I Love You with an Asterisk: African-American Experimental Composers and the French Jazz Press, 1970-1980
Bibliographic record
Abstract
Beginning in the 1970s, the French jazz press became the first community of critics seriously to consider the new African-American experimental music being put forth by musicians such as Ornette Coleman, Anthony Braxton and other members of the Association for the Advancement of Creative Musicians (AACM). More than any other aspect of their music, the incorporation of instrumentations, concepts, and musical forms normally associated with Western art music challenged assumptions within both the European and the American jazz communities. The response to these musicians in publications like Jazz Magazine and Jazz Hot was complex and multi-dimensional. A genuine fascination with this new music was nevertheless tempered by received notions about race and musical idiom. The political climate in France after the student demonstrations of 1968 provided a context which also may have been important for at least some French jazz critics.
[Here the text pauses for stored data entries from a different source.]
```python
class DeployedBottleneck:

    def __init__(self, b: Bottleneck, device, fuse_down: bool = True):
        self.c1 = DeployedConv.from_modules(b.conv1, b.bn1, ACT_RELU, device)
        self.c2 = DeployedConv.from_modules(b.conv2, b.bn2, ACT_RELU, device)
        self.c3 = DeployedConv.from_modules(b.conv3, b.bn3, ACT_RELU, device)
        self.down = None
        self.dual = None
        if b.downsample is not None:
            self.down = DeployedConv.from_modules(b.downsample[0], b.downsample[1], ACT_NONE,
                                                  device)
            if fuse_down:
                self.dual = DeployedDualConv.from_modules(b.conv3, b.bn3, b.downsample[0],
                                                          b.downsample[1], ACT_RELU, device)

    def __call__(self, x, out=None, t1=None):
        y = self.c1(x) if t1 is None else t1
        y = self.c2(y)
        if self.dual is not None:
            return self.dual(y, x, out=out)
        idt = x if self.down is None else self.down(x)
        return self.c3(y, res=idt, out=out)

    def can_tail(self, nxt: "DeployedBottleneck") -> bool:
        c1 = nxt.c1.spec
        cout = self.c3.spec.cout
        if not (c1.kh == 1 and c1.stride == 1 and c1.pad == 0 and c1.cin == cout and
                c1.act == ACT_RELU and self.c3.spec.act == ACT_RELU):
            return False
        if cout != 256:
            k3 = self.c3.spec.cin
            return (ops.SEAM_ENABLED and self.down is None and self.dual is None and
                    (k3, cout, c1.cout) in ops.SEAM_SHAPES)
        k = self.c3.spec.cin + (self.dual.w.shape[1] - self.dual.k1 if self.dual is not None else 0)
        return (c1.cout in (64, 128) and (self.dual is not None or self.down is None) and
                (self.dual is None or c1.cout == 64) and k <= 128)

    def tail_fits(self, x: torch.Tensor, batch: int = 0) -> bool:
        N, Ho, Wo, _ = self.out_shape(x.shape)
        N = batch or N
        if self.c3.spec.cout == 256:
            return N * Ho * Wo >= TAIL1_MIN_ROWS
        return (N * Ho * Wo + 127) // 128 >= ops.SEAM_MIN_WGS

    def call_tail(self, x, nxt: "DeployedBottleneck", t1=None, out=None, z=None):
        y = self.c1(x) if t1 is None else t1
        y = self.c2(y)
        c1 = nxt.c1
        if self.dual is not None:
            d = self.dual
            return ops.conv_tail(y, d.w, d.b, d.act, c1.w, c1.b, x2=x, stride2=d.stride2,
                                 out=out, z=z)
        return ops.conv_tail(y, self.c3.w, self.c3.b, self.c3.spec.act, c1.w, c1.b, res=x,
                             out=out, z=z)

    def out_shape(self, x_shape):
        N, H, W, _ = x_shape
        Ho, Wo = self.c2.spec.out_hw(H, W)
        return (N, Ho, Wo, self.c3.spec.cout)

    def convs(self):
        return [c for c in (self.c1, self.c2, self.c3, self.down, self.dual) if c is not None]
# ... 68 lines not shown
                z = None
                for j in range(nb):
                    b, nxt = self.blocks[j], self.blocks[j + 1]
                    last = j == nb - 1
                    if last and full is None:
                        shp = b.out_shape(y.shape)
                        full = ops.empty((B,) + shp[1:], dtype=y.dtype, device=y.device)
                    fuse = (self.fuse_tail and y.is_cuda and b.can_tail(nxt) and
                            b.tail_fits(y, batch=B))
                    if last and full_t1 is None and fuse:
                        full_t1 = ops.empty(full.shape[:3] + (nxt.c1.spec.cout,),
                                            dtype=y.dtype, device=y.device)
                    o = full[i:i + mb] if last else None
                    if fuse:
                        y, z = b.call_tail(y, nxt, t1=z, out=o,
                                           z=full_t1[i:i + mb] if last else None)
                    else:
                        y, z = b(y, t1=z, out=o), None
            x, t1 = full, full_t1
            rest = self.blocks[nb:]
        else:
            x = self.stem_and_pool(x, frames_in)
            rest = self.blocks
        for i, b in enumerate(rest):
            nxt = rest[i + 1] if i + 1 < len(rest) else None
            if (self.fuse_tail and x.is_cuda and nxt is not None and b.can_tail(nxt) and
                    b.tail_fits(x)):
                x, t1 = b.call_tail(x, nxt, t1=t1)
            else:
                x, t1 = b(x, t1=t1), None
        return x

    def logits(self, x: torch.Tensor, frames_in: bool = False) -> torch.Tensor:
# ... 19 lines not shown
```
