template <class Cfg, bool XFA, bool XFB, bool TAB = false>
static int launch_wgrad_x(const ConvP& p, const WgradPlan& wp, int slice_major, hipStream_t s) {
  if constexpr (!TAB) {
    if (p.pixtab) return launch_wgrad_x<Cfg, XFA, XFB, true>(p, wp, slice_major, s);
  }
  constexpr size_t smem = smem_bytes<Cfg, false, false>();
  static int once = set_smem(conv_wgrad_kernel<Cfg, XFA, XFB, TAB>, smem);
  if (once != PCG_OK) return once;
  hipLaunchKernelGGL((conv_wgrad_kernel<Cfg, XFA, XFB, TAB>), slice_major ? dim3((unsigned)wp.tiles * wp.splits) : dim3((unsigned)wp.tiles, wp.splits),
                     dim3(IG_THREADS), smem, s, p, wp.ktiles_total, wp.ktiles_per_split, wp.tiles, slice_major);
  return launch_status("conv_wgrad_kernel");
}
template <class Cfg, bool XFA, bool XFB, bool TAB = false>
static int launch_wgrad_sk_x(const ConvP& p, const SkPlan& sk, hipStream_t s) {
  if constexpr (!Cfg::BF16) {
    if (conv_bf16()) return launch_wgrad_sk_x<Bf16Twin<Cfg>, XFA, XFB>(p, sk, s);
  }
  if constexpr (!TAB) {
    if (p.pixtab) return launch_wgrad_sk_x<Cfg, XFA, XFB, true>(p, sk, s);
  }
  constexpr size_t smem = smem_bytes<Cfg, false, false>();
  static int once = set_smem(conv_wgrad_sk_kernel<Cfg, XFA, XFB, TAB>, smem);
  if (once != PCG_OK) return once;
  hipLaunchKernelGGL((conv_wgrad_sk_kernel<Cfg, XFA, XFB, TAB>), dim3((unsigned)(sk.dp_tiles + sk.sk_blocks)), dim3(IG_THREADS), smem, s, p, sk);
  return launch_status("conv_wgrad_sk_kernel");
}
template <class Cfg, bool TAB = false>
static int launch_wgrad192(const ConvP& p, const WgradPlan& wp, int slice_major, hipStream_t s) {
  if constexpr (!TAB) {
    if (p.pixtab) return launch_wgrad192<Cfg, true>(p, wp, slice_major, s);
  }
  constexpr size_t smem = smem_bytes<Cfg, false, false>();
  static int once = set_smem(conv_wgrad192_kernel<Cfg, TAB>, smem);
  if (once != PCG_OK) return once;
  hipLaunchKernelGGL((conv_wgrad192_kernel<Cfg, TAB>), slice_major ? dim3((unsigned)wp.tiles * wp.splits) : dim3((unsigned)wp.tiles, wp.splits),
                     dim3(IG_THREADS), smem, s, p, wp.ktiles_total, wp.ktiles_per_split, wp.tiles, slice_major);
  return launch_status("conv_wgrad192_kernel");
}
template <class Cfg>
static int launch_wgrad(const ConvP& p, const WgradPlan& wp, int slice_major, int xf_side, hipStream_t s) {
  if constexpr (!Cfg::BF16) {
    if (conv_bf16()) return launch_wgrad<Bf16Twin<Cfg>>(p, wp, slice_major, xf_side, s);
  }
  if (xf_side == 1) return launch_wgrad_x<Cfg, false, true>(p, wp, slice_major, s);
  if (xf_side == 2) return launch_wgrad_x<Cfg, true, false>(p, wp, slice_major, s);
  return launch_wgrad_x<Cfg, false, false>(p, wp, slice_major, s);
}

extern "C" int pcg_conv2d_wgrad_xf(const pcg_conv_geom* g, const float* x, const pcg_in_xform* xf_x, const float* dy,
                                   const pcg_in_xform* xf_dy, float* dw, int accumulate, void* workspace, size_t workspace_bytes,
                                   pcg_stream_t stream) {
  if (int e = check_geom(g)) return e;
  PCG_REQUIRE(x && dy && dw, "pcg_conv2d_wgrad: null pointer");
  const bool hx = xf_x && xf_x->scale, hy = xf_dy && xf_dy->scale;
  PCG_REQUIRE(!(hx && hy), "pcg_conv2d_wgrad_xf: at most one operand can carry an input transform");
  if (thin_is_cin(g) || thin_is_cout(g)) {
    PCG_REQUIRE(!hx && (!hy || thin_conv_xf_ok(g)), "pcg_conv2d_wgrad: input transforms on the MFMA path (Cin > 3 and Cout > 3) and, on the dy side, on the thin forms of pcg_conv2d_xf_thin_ok only");
    PCG_REQUIRE(!hy || (xf_dy->act == PCG_ACT_NONE || xf_dy->act == PCG_ACT_RELU || xf_dy->act == PCG_ACT_LRELU), "pcg_conv2d_wgrad: transform activation %d", hy ? xf_dy->act : 0);
    const ThinXf tx{hy ? xf_dy->scale : nullptr, hy ? xf_dy->shift : nullptr, hy ? act_neg_of(xf_dy->act, xf_dy->slope) : 1.f};
    return thin_conv_wgrad(g, x, dy, dw, accumulate, workspace, workspace_bytes, (hipStream_t)stream, &tx);
  }
  PCG_REQUIRE(g->Cin % 4 == 0 && g->Cout % 4 == 0, "pcg_conv2d_wgrad: Cin=%d and Cout=%d must be multiples of 4", g->Cin, g->Cout);
  const WgradPlan wp = plan_wgrad(g);
  const size_t need = pcg_conv2d_wgrad_workspace_bytes(g);
  if (workspace == nullptr || workspace_bytes < need) {
    set_error("pcg_conv2d_wgrad: workspace %zu B < required %zu B", workspace_bytes, need);
    return PCG_ERR_WORKSPACE;
  }
  PCG_REQUIRE(((uintptr_t)workspace & 15) == 0 && ((uintptr_t)dw & 15) == 0, "pcg_conv2d_wgrad: workspace/dw must be 16-byte aligned");
  ConvP p = make_params(g);
  p.x = x; p.dy = dy; p.out = (float*)workspace;
  p.M = g->Cout; p.N = g->KH * g->KW * g->Cin;
  p.tilesN = ceil_div(p.N, 128);
  p.pixtab = pixtab_of(g);
  if (int e = hx ? set_xform("pcg_conv2d_wgrad_xf", xf_x, g->Cin, &p) : set_xform("pcg_conv2d_wgrad_xf", xf_dy, g->Cout, &p)) return e;
  hipStream_t s = (hipStream_t)stream;
  static const int order_env0 = getenv("PCG_WGRAD_ORDER") ? atoi(getenv("PCG_WGRAD_ORDER")) : -1;
  const int order_env = g_tune.wgrad_order >= 0 ? g_tune.wgrad_order : order_env0;
  const int slice_major = order_env >= 0 ? order_env : (wp.tiles <= 8 ? 1 : 0);
  const int side = hx ? 1 : hy ? 2 : 0;
  if (!wp.narrow && !wp.wide192 && wp.tiles > 96 && sk_mode() != 0) {
    SkPlan sk{};
    bool take = plan_sk(wp.tiles, wp.ktiles_total, s, &sk);
    if (!take && wp.splits == 1) { sk = SkPlan{wp.tiles, 0, 0, wp.ktiles_total, nullptr, nullptr}; take = true; }
    if (take) {
      p.out = dw;
      if (accumulate) { p.epi.mode = EPI_ADD; p.epi.neg = 1.f; p.epi.delta_bytes = 0; }
      return side == 1 ? launch_wgrad_sk_x<Cfg128x128, false, true>(p, sk, s)
           : side == 2 ? launch_wgrad_sk_x<Cfg128x128, true, false>(p, sk, s) : launch_wgrad_sk_x<Cfg128x128, false, false>(p, sk, s);
    }
  }
  int rc;
  if (wp.wide192 && side == 0) {
    p.tilesN = p.N / 192;
    rc = conv_bf16() ? launch_wgrad192<Bf16Twin<Cfg64x192>>(p, wp, slice_major, s) : launch_wgrad192<Cfg64x192>(p, wp, slice_major, s);
  } else {
    WgradPlan wq = wp;
    if (wp.wide192) {
      wq.wide192 = false;
      wq.tiles = ceil_div(p.M, 64) * ceil_div(p.N, 128);
    }
    rc = wq.narrow ? launch_wgrad<TileCfg<64, 128, 1, 4>>(p, wq, slice_major, side, s) : launch_wgrad<Cfg128x128>(p, wq, slice_major, side, s);
  }
  if (rc != PCG_OK) return rc;
  const size_t n = (size_t)p.M * p.N;
  return launch_slab_reduce((const float*)workspace, dw, n, n, wp.splits, accumulate, s, true);
}

extern "C" int pcg_conv2d_wgrad(const pcg_conv_geom* g, const float* x, const float* dy, float* dw, int accumulate,
                                void* workspace, size_t workspace_bytes, pcg_stream_t stream) {
  return pcg_conv2d_wgrad_xf(g, x, nullptr, dy, nullptr, dw, accumulate, workspace, workspace_bytes, stream);
}

extern "C" int pcg_conv_plan_describe(const pcg_conv_geom* g, int32_t op, int32_t assume_scratch, char* out, size_t out_bytes) {
  if (int e = check_geom(g)) return e;
  PCG_REQUIRE(out && out_bytes > 0 && op >= 0 && op <= 2, "pcg_conv_plan_describe: bad arguments");
  const int have = assume_scratch ? (sk_mode() != 0 ? 1 : 0) : (have_sk_scratch() ? 1 : 0);
  char buf[512];
  buf[0] = 0;
  auto say = [&](const char* fmt, auto... a) { snprintf(buf + strlen(buf), sizeof(buf) - strlen(buf), fmt, a...); };
  if (thin_is_cin(g) || thin_is_cout(g)) {
    say("%s", "thin (Cin or Cout <= 3): no matrix-core launch");
  } else if (op == 0) {
    const int M = g->B * g->OH * g->OW, N = g->Cout, kt = g->KH * g->KW * ceil_div(g->Cin, IG_BK);
    const FwdPlan f = plan_fwd(g, have);
    SkPlan sk{};
    if (N <= 64) say("128x64 tiles: %d", ceil_div(M, 128));
    else if (fwd_use_t64(M, N, f.splits)) say("64x128 tiles: %d", ceil_div(M, 64) * ceil_div(N, 128));
    else if (f.splits == 1 && have && plan_sk_shape(ceil_div(M, 128) * ceil_div(N, 128), kt, &sk))
      say("stream-K: %d whole tiles + %d tiles x %d k-tiles over %d ranges", sk.dp_tiles, sk.sk_tiles, kt, sk.sk_blocks);
    else if (f.splits > 1) say("128x128 tiles: %d x %d K-slices of %d k-tiles (slabs)", ceil_div(M, 128) * ceil_div(N, 128), f.splits, f.ktiles_per_split);
    else say("128x128 tiles: %d", ceil_div(M, 128) * ceil_div(N, 128));
  } else if (op == 1) {
    if (dgrad_as_gemm(g, have)) {
      const int M = g->B * g->OH * g->OW, N = g->KH * g->KW * g->Cin, kt = ceil_div(g->Cout, IG_BK), tiles = ceil_div(M, 128) * ceil_div(N, 128);
      SkPlan sk{};
      say("%s", "GEMM + col2im: ");
      if (have && plan_sk_shape(tiles, kt, &sk)) say("stream-K: %d whole tiles + %d tiles x %d k-tiles over %d ranges", sk.dp_tiles, sk.sk_tiles, kt, sk.sk_blocks);
      else say("128x128 tiles: %d", tiles);
    } else {
      DgradPhases ph{};
      int maxMp = 0;
      const int nph = build_phases(g, &ph, &maxMp);
      const int N = g->Cin, tilesN = ceil_div(N, N > 64 ? 128 : 64);
      bool uniform = true;
      for (int i = 0; i < nph; ++i)
        uniform = uniform && ph.p[i].Mp == ph.p[0].Mp && ph.p[i].nth * ph.p[i].ntw == ph.p[0].nth * ph.p[0].ntw && ph.p[i].nth > 0 && ph.p[i].ntw > 0;
      SkNPlan sn{};
      SkPlan sk{};
      say("%d phase%s: ", nph, nph == 1 ? "" : "s");
      if (N > 64 && have && !uniform && plan_skn_shape(ph, nph, 128, tilesN, g->Cout, &sn))
        say("stream-K over unequal phases: %d tiles, %d k-tile iterations over %d ranges", sn.tile0[nph], sn.total, sn.blocks);
      else if (N > 64 && have && uniform && nph > 0 &&
               plan_sk_shape(ceil_div(maxMp, 128) * tilesN * nph, ph.p[0].nth * ph.p[0].ntw * ceil_div(g->Cout, IG_BK), &sk))
        say("stream-K: %d whole tiles + %d tiles over %d ranges", sk.dp_tiles, sk.sk_tiles, sk.sk_blocks);
      else say("%s tiles: %d per phase", N > 64 ? "128x128" : "128x64", ceil_div(maxMp, 128) * tilesN);
    }
  } else {
    const WgradPlan w = plan_wgrad(g);
    SkPlan sk{};
    if (!w.narrow && !w.wide192 && w.tiles > 96 && have && plan_sk_shape(w.tiles, w.ktiles_total, &sk))
      say("stream-K: %d whole tiles + %d tiles x %d k-tiles over %d ranges, dw written by the epilogue", sk.dp_tiles, sk.sk_tiles, w.ktiles_total, sk.sk_blocks);
    else if (!w.narrow && !w.wide192 && w.tiles > 96 && w.splits == 1 && sk_mode() != 0) say("128x128 tiles: %d, dw written by the epilogue", w.tiles);
    else say("%s tiles: %d x %d K-slices of %d k-tiles (slabs + slab_reduce)", w.wide192 ? "64x192" : w.narrow ? "64x128" : "128x128", w.tiles, w.splits, w.ktiles_per_split);
  }
  snprintf(out, out_bytes, "%s", buf);
  return PCG_OK;
}
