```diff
@@ -376,21 +464,23 @@
                        (const int32_t*)ctx->d_ins_off, ctx->d_ins_tally, cons_code, (const char*)ctx->d_calls, ctx->d_ins_calls, (int32_t)cap,
                        (const int32_t*)ctx->d_ins_total, ctx->d_cons_pos, ctx->abort_if);
     if (!fused_scans) hipLaunchKernelGGL(k_excl_scan, dim3(1), dim3(1024), 0, ctx->stream, (const int32_t*)ctx->d_cons_pos, L, 0, L, ctx->d_cons_pos, d_res + CH_LEN, ctx->abort_if);
-    hipLaunchKernelGGL(k_cons_scatter, dim3(gl), dim3(256), 0, ctx->stream, (const char*)ctx->d_calls, (const char*)ctx->d_ins_calls,
+    launch_k(k_cons_scatter, dim3(gl), dim3(256), 0, ctx->stream, spec_ahead ? ctx->ev_cons : (hipEvent_t) nullptr, (const char*)ctx->d_calls, (const char*)ctx->d_ins_calls,
                        (const int32_t*)ctx->tb.gaps, (const int32_t*)ctx->d_ins_off, L, (int32_t)cap, (const int32_t*)ctx->d_ins_total,
                        (const int32_t*)ctx->d_cons_pos, d_res, (int32_t)cons_cap, (const int32_t*)ctx->tb.n_events, (const uint32_t*)ctx->tb.flags,
                        (const uint32_t*)ctx->d_cull_flags, ctx->abort_if, zc ? reinterpret_cast<int32_t*>(ctx->h_pin2) : (int32_t*)nullptr,
-                       (const int32_t*)(ctx->d_ctrl + CTRL_C0), (int32_t)CTRL_CN, (zc && ctx->spec_pending) ? reinterpret_cast<int32_t*>(ctx->h_pin) : (int32_t*)nullptr,
+                       ctx->d_ctr0, (int32_t)CTRL_CN, (zc && ctx->spec_pending) ? reinterpret_cast<int32_t*>(ctx->h_pin) : (int32_t*)nullptr,
                        fused_scans ? 1 : 0, ctx->comm ? (const int32_t*)(ctx->tb.gaps + Lp + W) : (const int32_t*)nullptr);
     HIPCHK(hipGetLastError());
+    if (spec_ahead) ref_ahead_speculate(ctx, spec_key, h_str);
     checkpoint("assemble");
     if (!zc) HIPCHK(hipMemcpyAsync(ctx->h_pin2, ctx->d_cons, need, hipMemcpyDeviceToHost, ctx->stream));
     if (ctx->comm && !counted) HIPCHK(hipMemcpyAsync(h_evc, ctx->tb.gaps + Lp, (size_t)W * 4, hipMemcpyDeviceToHost, ctx->stream));
     if (ctx->spin_wait) {
       hipError_t eq;
-      while ((eq = hipStreamQuery(ctx->stream)) == hipErrorNotReady) {}
+      while ((eq = spec_ahead ? hipEventQuery(ctx->ev_cons) : hipStreamQuery(ctx->stream)) == hipErrorNotReady) {}
       HIPCHK(eq);
-    } else HIPCHK(hipStreamSynchronize(ctx->stream));
+    } else if (spec_ahead) HIPCHK(hipEventSynchronize(ctx->ev_cons));
+    else HIPCHK(hipStreamSynchronize(ctx->stream));
     return MIA_HIP_OK;
   };
   if (int rct = consensus_tail()) return rct;
@@ -415,6 +505,7 @@
       if (n_wide > 0) { if (int rcw = run_wide(ctx, rinfo, n_wide)) return rcw; }
       if (int rcq = queue_cull()) return rcq;
       if (int rct = tally_launch(ctx)) return rct;
+      spec_ahead = false; ctx->ahead.queued = false;
       if (int rct = consensus_tail()) return rct;
     }
   }
@@ -439,6 +530,7 @@
   }
   const int64_t len = h_hdr[CH_LEN];
   if (len + 1 > out_cap) { ctx->err = "consensus buffer too small"; return MIA_HIP_ERR_ARG; }
+  ref_ahead_settle(ctx, h_str, len, circular);
   memcpy(out, h_str, (size_t)len);
   out[len] = 0;
   if (out_len) *out_len = len;
diff --git a/mapping-iterative-assembler_amd/csrc/ref_ahead.h b/mapping-iterative-assembler_amd/csrc/ref_ahead.h
--- /dev/null
+++ b/mapping-iterative-assembler_amd/csrc/ref_ahead.h
@@ -0,0 +1,31 @@
+#pragma once
+#include <stdint.h>
+#include <string.h>
+
+namespace mia {
+
+struct RefAheadKey {
+  int32_t L = 0;
+  int32_t circular = 0;
+  int64_t n_other = 0;
+  int64_t kh_entries = 0;
+  uint32_t kslots = 0;
+  int32_t kwild = 0;
+  int64_t plane_words = 0, nib_words = 0;
+  bool bits = false;
+};
+
+inline bool ref_ahead_same_key(const RefAheadKey& a, const RefAheadKey& b) {
+  return a.L == b.L && a.circular == b.circular && a.n_other == b.n_other && a.kh_entries == b.kh_entries && a.kslots == b.kslots &&
+         a.kwild == b.kwild && a.plane_words == b.plane_words && a.nib_words == b.nib_words && a.bits == b.bits;
+}
+
+inline bool ref_ahead_same_string(const RefAheadKey& built, const char* kept, const char* new_ref, int32_t new_len, int32_t circular) {
+  return kept && new_ref && new_len > 0 && new_len == built.L && (circular != 0) == (built.circular != 0) && memcmp(new_ref, kept, (size_t)new_len) == 0;
+}
+
+inline bool ref_ahead_hit(const RefAheadKey& built, const RefAheadKey& want, const char* kept, const char* new_ref) {
+  return ref_ahead_same_key(built, want) && ref_ahead_same_string(built, kept, new_ref, want.L, want.circular);
+}
+
+}
```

The impact of the French jazz press on the field of improvised music in France in the 1970s was only one component of a transactional process of resistance by critics and conscious counter-resistance by key musicians/composers who wanted to expand notions of what jazz could encompass. Based on archival research and interviews with both musicians and French critics and scholars I intend to examine this dialogue between the French jazz press and the musicians themselves, in an effort to better understand how each community affected the other in France from 1970 to 1980.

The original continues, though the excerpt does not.